Live-cell confocal microscopy was performed using either: (1) a Yokogawa CSU-W1 spinning-disk confocal scanhead on a Nikon Ti2 inverted microscope with a 40×/1.15 NA Apo objective and Prime 95B sCMOS camera (Teledyne Photometrics), controlled with NIS-Elements, at 37 °C under 5% CO2 with an environmental chamber and gas mixer (Okolab); or (2) an NL5 slit-scanning confocal unit on a Nikon Eclipse Ti inverted microscope with a 40×/1.25 NA Apo objective and Quest qCMOS camera (Hamamatsu), controlled with Micro-Manager 2.0 software89 at 37 °C under 5% CO2 using a stage top incubator and gas mixer (Tokai Hit). Locations with high-level mVenus–geminin-expressing G2 cells were first identified and recorded. Z stacks (25 μm × 0.5 μm z steps) of H2B-mTurquoise were taken at 5 min intervals over 12 h.
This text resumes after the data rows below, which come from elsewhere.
template <typename T> struct Engine : EngineBase {
  realise_config cfg;
  Variant vr;
  Layout L;
  float *P = nullptr, *G = nullptr, *PU = nullptr, *FZ = nullptr, *BF = nullptr;
  int64_t* BI = nullptr;
  char* sh = nullptr;
  char* ws = nullptr;
  int64_t ws_bytes = 0;
  int H, nh, I, V;
  int Vp;

  struct LayerSh { int64_t qkv_w, qkv_wT, ao_w, ao_wT, in_w, in_wT, out_w, out_wT; };
  struct BlockSh { int64_t w1f, w1d, w1p, w2f, w2d, wsf, wsd; int cin_pad; };
  std::vector<LayerSh> sh_bert, sh_pho, sh_out;
  BlockSh sh_blk[TOWER_MAX_BLOCKS];
  int64_t sh_cls_w = 0, sh_cls_wT = 0, sh_gru_hh = 0, sh_gru_hhT = 0, sh_glyph = 0;
  int64_t sh_head_w = 0, sh_head_wT = 0;
  int64_t shadow_total = 0;
  bool glyph_built = false, descs_built = false;
  int64_t sh_descs = 0, sh_fill = 0, sh_skip = 0;
  bool skip_built = false;
  static constexpr int ACHUNK_MAX = 8192, ACHUNK_LEN = 32768;
  std::vector<FillChunk> achunk_host;
  int n_achunks = 0;
  static constexpr int FILL_MAX = 2048;
  int n_descs = 0, desc_tiles = 0;
  std::vector<CastDesc> desc_host;

  struct LayerAct { int64_t qkv, lse, ctx, s1, rstd1, y1, pre, post, s2, rstd2, y2; };
  struct StackAct { int64_t emb_y, emb_xhat, emb_rstd; std::vector<LayerAct> layers; };
  struct BnAct { int64_t mean, rstd, scale, shift; };
  struct BlockAct { int64_t c1, h1, c2, cs, out; BnAct bn1, bn2, bns; int Hin, Hout, Pout; };
  struct Plan {
    int B = 0, S = 0, Tp = 0;
    int64_t total = 0;
    StackAct bert, pho, outb;
    BlockAct blk[TOWER_MAX_BLOCKS];
    int64_t mask_add, out_d, dlogits, count, loss_internal;
    int64_t cls_act, cls_inv, cls_nact, cls_xc, cls_gc, cls_slab;
    int64_t live_rows = 0;
    int64_t row_live, live_t64, live_t32, live_t16, live_n, live_rlen;
    int64_t ids_clean = 0, pho_clean = 0;
    int64_t gru_table, gru_hs, gru_rzn, gru_gh, gru_out;
    int64_t res_xhat, res_rstd, res_h, gate_mean, gate_msum, gate_g, fused;
// ... 164 lines not shown
    };
    auto add_stack = [&](const StackOff& so, const std::vector<LayerSh>& v) {
      for (size_t l = 0; l < v.size(); ++l) {
        const LayerOff& o = so.layers[l];
        add(o.qkv_w, 3 * H, H, v[l].qkv_w, v[l].qkv_wT);
        add(o.ao_w, H, H, v[l].ao_w, v[l].ao_wT);
        add(o.in_w, I, H, v[l].in_w, v[l].in_wT);
        add(o.out_w, H, I, v[l].out_w, v[l].out_wT);
      }
    };
    add_stack(L.bert, sh_bert);
    n_descs_a = (int)d.size(); desc_tiles_a = tiles;
    tiles = 0;
    add(L.cls_w, V, H, sh_cls_w, sh_cls_wT, Vp);
    if (vr.mlm_head) add(L.head_w, H, H, sh_head_w, sh_head_wT);
    if (vr.pho) add_stack(L.pho, sh_pho);
    if (vr.arch) add_stack(L.outb, sh_out);
    if (vr.pho) add(L.gru_w_hh, 3 * H, H, sh_gru_hh, sh_gru_hhT);
    if (d.size() > 256) return RL_ERR_ARG;
    if (hipMemcpyAsync(sh + sh_descs, d.data(), d.size() * sizeof(CastDesc), hipMemcpyHostToDevice, st) != hipSuccess) return RL_ERR_LAUNCH;
    n_descs = (int)d.size(); desc_tiles = tiles; descs_built = true;
    return RL_OK;
  }
  int refresh_shadows(hipStream_t st) override { return refresh_shadows_ex(st, 0); }
  int refresh_shadows_ex(hipStream_t st, int skip_linear) override {
    if (!sh) return RL_ERR_ARG;
    RL_TRY(ensure_descs(st));
    RL_TRY(wait_opt(st, skip_linear ? 0 : -1));
    if (!skip_linear) opt_pending = false;
    const bool ovl = vr.arch && branch_mask() != 0 && g_branch_overlap && branches_ok() && shadow_events_ok();
    hipStream_t s_b = ovl && vr.pho ? bst[0] : st, s_c = ovl && vr.res ? bst[1] : st;
    if (ovl) RL_TRY(fork(st));
    const CastDesc* dd = (const CastDesc*)(sh + sh_descs);
    if (!skip_linear) {
      RL_TRY(cast_transpose_multi<T>(st, dd, n_descs_a, desc_tiles_a));
      RL_TRY(cast_transpose_multi<T>(s_b, dd + n_descs_a, n_descs - n_descs_a, desc_tiles));
    }
    if (vr.res) {
      ConvShadowDescs cd;
      auto addc = [&](const float* w, int Co, int Ci, int KHW, int Cpad, T* fwd, T* dgrad, const TapOrder& ord = TapOrder()) {
        ConvShadowDesc& x = cd.d[cd.n++];
        x.w = w; x.fwd = fwd; x.dgrad = dgrad; x.Co = Co; x.Ci = Ci; x.KHW = KHW; x.Cpad = Cpad; x.CiRows = Cpad; x.block_begin = 0; x.order = ord;
      };
      for (int k = 0; k < L.tower.nblocks; ++k) {
        const BlockOff& o = L.blocks[k];
        const BlockSh& s = sh_blk[k];
        addc(pp(o.w1), o.cout, o.cin, 9, s.cin_pad, sp<T>(s.w1f), sp<T>(s.w1d));
        {
          TapOrder ord; ord.n = 9; int first = 0;
          (void)conv_s2_class(3, 3, 1, 0, &first, ord.t);
          addc(pp(o.w1), o.cout, o.cin, 9, s.cin_pad, (T*)nullptr, sp<T>(s.w1p), ord);
        }
        addc(pp(o.w2), o.cout, o.cout, 9, o.cout, sp<T>(s.w2f), sp<T>(s.w2d));
        addc(pp(o.ws), o.cout, o.cin, 1, s.cin_pad, sp<T>(s.wsf), sp<T>(s.wsd));
      }
      RL_TRY(conv_weight_shadow_multi<T>(s_c, cd));
      if (!glyph_built) {
        RL_TRY(glyph_shadow<T>(s_c, FZ + L.glyph, V, cfg.num_fonts, cfg.glyph_size * cfg.glyph_size, 8, sp<T>(sh_glyph)));
        glyph_built = true;
      }
    }
    shadows_pending = false;
    if (ovl) {
      for (int k = 0; k < 2; ++k) if ((branch_mask() >> k & 1) && hipEventRecord(ev_shadow[k], bst[k]) != hipSuccess) return RL_ERR_LAUNCH;
      shadows_pending = true;
    }
    return RL_OK;
  }
  static constexpr int OPT_EV_MAX = 16;
  hipEvent_t ev_opt[OPT_EV_MAX] = {}; hipEvent_t ev_grads = nullptr;
  int opt_groups = 0;
  bool opt_pending = false;
  bool opt_events_ok() {
    if (ev_grads != nullptr) return true;
    if (hipEventCreateWithFlags(&ev_grads, hipEventDisableTiming) != hipSuccess) { ev_grads = nullptr; return false; }
    for (int k = 0; k < OPT_EV_MAX; ++k)
      if (hipEventCreateWithFlags(&ev_opt[k], hipEventDisableTiming) != hipSuccess) return false;
    return true;
  }
  int wait_opt(hipStream_t s, int k) {
    if (!opt_pending) return RL_OK;
    if (g_opt_pipe >= 2) k = -1;
    const int lo = k < 0 ? 0 : std::min(k, opt_groups), hi = k < 0 ? opt_groups : lo;
    for (int i = lo; i <= hi; ++i) if (hipStreamWaitEvent(s, ev_opt[i], 0) != hipSuccess) return RL_ERR_LAUNCH;
    return RL_OK;
  }
  int sync_optimizer(hipStream_t st) override {
    RL_TRY(wait_opt(st, -1));
    opt_pending = false;
    return RL_OK;
  }
  int adamw_step(hipStream_t st, float* m, float* v, const uint8_t* group_of_block, const AdamwGroups& gs, const float* norm_sq,
                 float max_norm, int pipelined) override {
    if (!sh || !m || !v || !group_of_block) return RL_ERR_ARG;
    RL_TRY(ensure_descs(st));
    const int64_t n = L.arena_elems[AR_TRAIN];
    if (!skip_built) {
      std::vector<std::pair<int64_t, int64_t>> own;
      for (const CastDesc& d : desc_host) {
        const int64_t off = d.src - P, cnt = (int64_t)d.R * d.C;
        if ((off % 64) != 0 || (cnt % 64) != 0 || (d.C % 4) != 0) return RL_ERR_ARG;
        own.push_back({off, off + cnt});
      }
      std::sort(own.begin(), own.end());
      achunk_host.clear();
      int64_t at = 0;
      auto emit = [&](int64_t b, int64_t e) {
        for (int64_t o = b; o < e; o += ACHUNK_LEN) achunk_host.push_back(FillChunk{o, (int32_t)std::min<int64_t>(ACHUNK_LEN, e - o), 0});
      };
      for (auto& r : own) { if (r.first > at) emit(at, r.first); at = std::max(at, r.second); }
      if (at < n) emit(at, n);
      if ((int)achunk_host.size() > ACHUNK_MAX) return RL_ERR_ARG;
      if (!achunk_host.empty() &&
          hipMemcpyAsync(sh + sh_skip, achunk_host.data(), achunk_host.size() * sizeof(FillChunk), hipMemcpyHostToDevice, st) != hipSuccess) return RL_ERR_LAUNCH;
      n_achunks = (int)achunk_host.size();
      skip_built = true;
    }
    RL_TRY(wait_shadows(st));
    const CastDesc* dd = (const CastDesc*)(sh + sh_descs);
    RL_TRY(sync_optimizer(st));
    const int Lb = (int)sh_bert.size();
    if (pipelined && g_opt_pipe && side_ok() && opt_events_ok() && (Lb + 1) / 2 + 1 <= OPT_EV_MAX && n_descs_a == 4 * Lb) {
      RL_TRY(join_side(st));
      hipStream_t side = g_opt_pipe == 3 ? st : this->side;
      if (hipEventRecord(ev_grads, st) != hipSuccess || hipStreamWaitEvent(side, ev_grads, 0) != hipSuccess) return RL_ERR_LAUNCH;
      auto tile_begin = [&](int i, bool group_b) -> int {
        if (!group_b) return i < n_descs_a ? desc_host[i].tile_begin : desc_tiles_a;
        return n_descs_a + i < n_descs ? desc_host[n_descs_a + i].tile_begin : desc_tiles;
      };
      auto bert_layers = [&](int l0, int l1) -> int {
        const int a = 4 * l0, b = 4 * std::min(l1, Lb);
        if (b <= a) return RL_OK;
        return adamw_cast_multi<T>(side, dd + a, b - a, tile_begin(b, false) - tile_begin(a, false), P, G, m, v, group_of_block, gs, norm_sq, max_norm, tile_begin(a, false));
      };
      const int nb = n_descs - n_descs_a;
      const int nc = vr.mlm_head ? 2 : 1;
      opt_groups = (Lb + 1) / 2;
      RL_TRY(adamw_chunks(side, P, G, m, v, (const FillChunk*)(sh + sh_skip), n_achunks, group_of_block, gs, norm_sq, max_norm));
      RL_TRY(adamw_cast_multi<T>(side, dd + n_descs_a, nc, tile_begin(nc, true), P, G, m, v, group_of_block, gs, norm_sq, max_norm, 0));
      RL_TRY(bert_layers(0, 2));
      if (hipEventRecord(ev_opt[0], side) != hipSuccess) return RL_ERR_LAUNCH;
      for (int g = 1; g < opt_groups; ++g) {
        RL_TRY(bert_layers(2 * g, 2 * g + 2));
        if (hipEventRecord(ev_opt[g], side) != hipSuccess) return RL_ERR_LAUNCH;
        if (g == 1 && nb > nc) {
          RL_TRY(adamw_cast_multi<T>(side, dd + n_descs_a + nc, nb - nc, desc_tiles - tile_begin(nc, true), P, G, m, v, group_of_block, gs, norm_sq, max_norm, tile_begin(nc, true)));
          if (hipEventRecord(ev_opt[opt_groups], side) != hipSuccess) return RL_ERR_LAUNCH;
        }
      }
      if (opt_groups < 2 || nb <= nc) {
        if (opt_groups < 2 && nb > nc)
          RL_TRY(adamw_cast_multi<T>(side, dd + n_descs_a + nc, nb - nc, desc_tiles - tile_begin(nc, true), P, G, m, v, group_of_block, gs, norm_sq, max_norm, tile_begin(nc, true)));
        if (hipEventRecord(ev_opt[opt_groups], side) != hipSuccess) return RL_ERR_LAUNCH;
      }
      opt_pending = true;
      return RL_OK;
    }
    RL_TRY(adamw_cast_multi<T>(st, dd, n_descs_a, desc_tiles_a, P, G, m, v, group_of_block, gs, norm_sq, max_norm));
    RL_TRY(adamw_cast_multi<T>(st, dd + n_descs_a, n_descs - n_descs_a, desc_tiles, P, G, m, v, group_of_block, gs, norm_sq, max_norm));
    return adamw_chunks(st, P, G, m, v, (const FillChunk*)(sh + sh_skip), n_achunks, group_of_block, gs, norm_sq, max_norm);
  }
  hipEvent_t ev_shadow[2] = {nullptr, nullptr};
  bool shadows_pending = false;
  int n_descs_a = 0, desc_tiles_a = 0;
  bool shadow_events_ok() {
    for (int k = 0; k < 2; ++k)
      if (ev_shadow[k] == nullptr && hipEventCreateWithFlags(&ev_shadow[k], hipEventDisableTiming) != hipSuccess) return false;
    return true;
  }
  int wait_shadows(hipStream_t s) {
    if (!shadows_pending) return RL_OK;
    for (int k = 0; k < 2; ++k) if ((branch_mask() >> k & 1) && hipStreamWaitEvent(s, ev_shadow[k], 0) != hipSuccess) return RL_ERR_LAUNCH;
    return RL_OK;
  }

  void tap(const std::string& name, int64_t off, int64_t numel) { taps[name] = {off, numel}; }

  Plan make_plan(int B, int S, int Tp) {
    Plan p;
    const bool glyph_only = Tp < 0;
    p.B = B; p.S = S; p.Tp = Tp;
    Bump b;
// ... 130 lines not shown
    taps = keep;
    return p.total;
  }
  struct Slot { char* ws; int64_t bytes; Plan pl; std::map<std::string, std::pair<int64_t, int64_t>> taps; uint64_t stamp; };
  std::vector<Slot> slots;
  uint64_t slot_clock = 0;
  static constexpr size_t MAX_SLOTS = 8;
  void stash_current() {
    if (ws == nullptr) return;
    Slot* s = nullptr;
    for (Slot& x : slots) if (x.ws == ws) s = &x;
    if (s == nullptr) {
      if (slots.size() >= MAX_SLOTS) {
        size_t old = 0;
        for (size_t i = 1; i < slots.size(); ++i) if (slots[i].stamp < slots[old].stamp) old = i;
        slots.erase(slots.begin() + old);
      }
      slots.push_back(Slot());
      s = &slots.back();
    }
    s->ws = ws; s->bytes = ws_bytes; s->pl = pl; s->taps = taps; s->stamp = ++slot_clock;
  }
  int bind(void* shadow, void* workspace, int64_t bytes) override {
    if (shadow != (void*)sh) { glyph_built = false; descs_built = false; fill_built = false; n_fill = 0; skip_built = false; }
    stash_current();
    sh = (char*)shadow; ws = (char*)workspace; ws_bytes = bytes; pl = Plan(); have_fwd = false; have_glyph_fwd = false;
    for (Slot& x : slots)
      if (x.ws == ws && x.bytes == bytes) {
        pl = x.pl; taps = x.taps; x.stamp = ++slot_clock;
        break;
      }
    return RL_OK;
  }
  void forget_workspace(void* workspace) override {
    for (size_t i = 0; i < slots.size();) { if (slots[i].ws == (char*)workspace) slots.erase(slots.begin() + i); else ++i; }
    if (ws == (char*)workspace) { ws = nullptr; ws_bytes = 0; pl = Plan(); have_fwd = false; have_glyph_fwd = false; }
  }
  void invalidate_frozen() override { glyph_built = false; }
  int* id_flag = nullptr;
  void set_id_flag(int* flag) override { id_flag = flag; }
  int get_tap(const char* name, void** ptr, int64_t* numel) override {
    auto it = taps.find(name);
    if (it == taps.end() || !ws) return RL_ERR_ARG;
    *ptr = ws + it->second.first; *numel = it->second.second;
    return RL_OK;
  }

For Extended Data Fig. 7h,i and Supplementary Videos 4 and 5, a higher resolution was required to delineate whether mitotic error precedes nuclear deformation. A mixture of widefield deconvolution microscopy (n = 28 cells (siCTRL) and n = 27 cells (siFAT1)) and confocal microscopy (n = 50 cells (siCTRL) and n = 27 cells (siFAT1)) techniques were utilized to obtain sufficient images for statistical analysis.

Statistics and reproducibility

No statistical methods were used to predetermine the sample size. The statistical test types and biological n numbers used are detailed in the relevant figure captions. For immunofluorescence data, the numbers of cells sampled per biological repeat are documented accordingly. All of the data points shown are independent samples. For the experiments using statistical tests that assume normal distributions, we assumed that the data distribution was normal, but this was not formally tested.

Reporting summary

Further information on research design is available in the Nature Portfolio Reporting Summary linked to this article.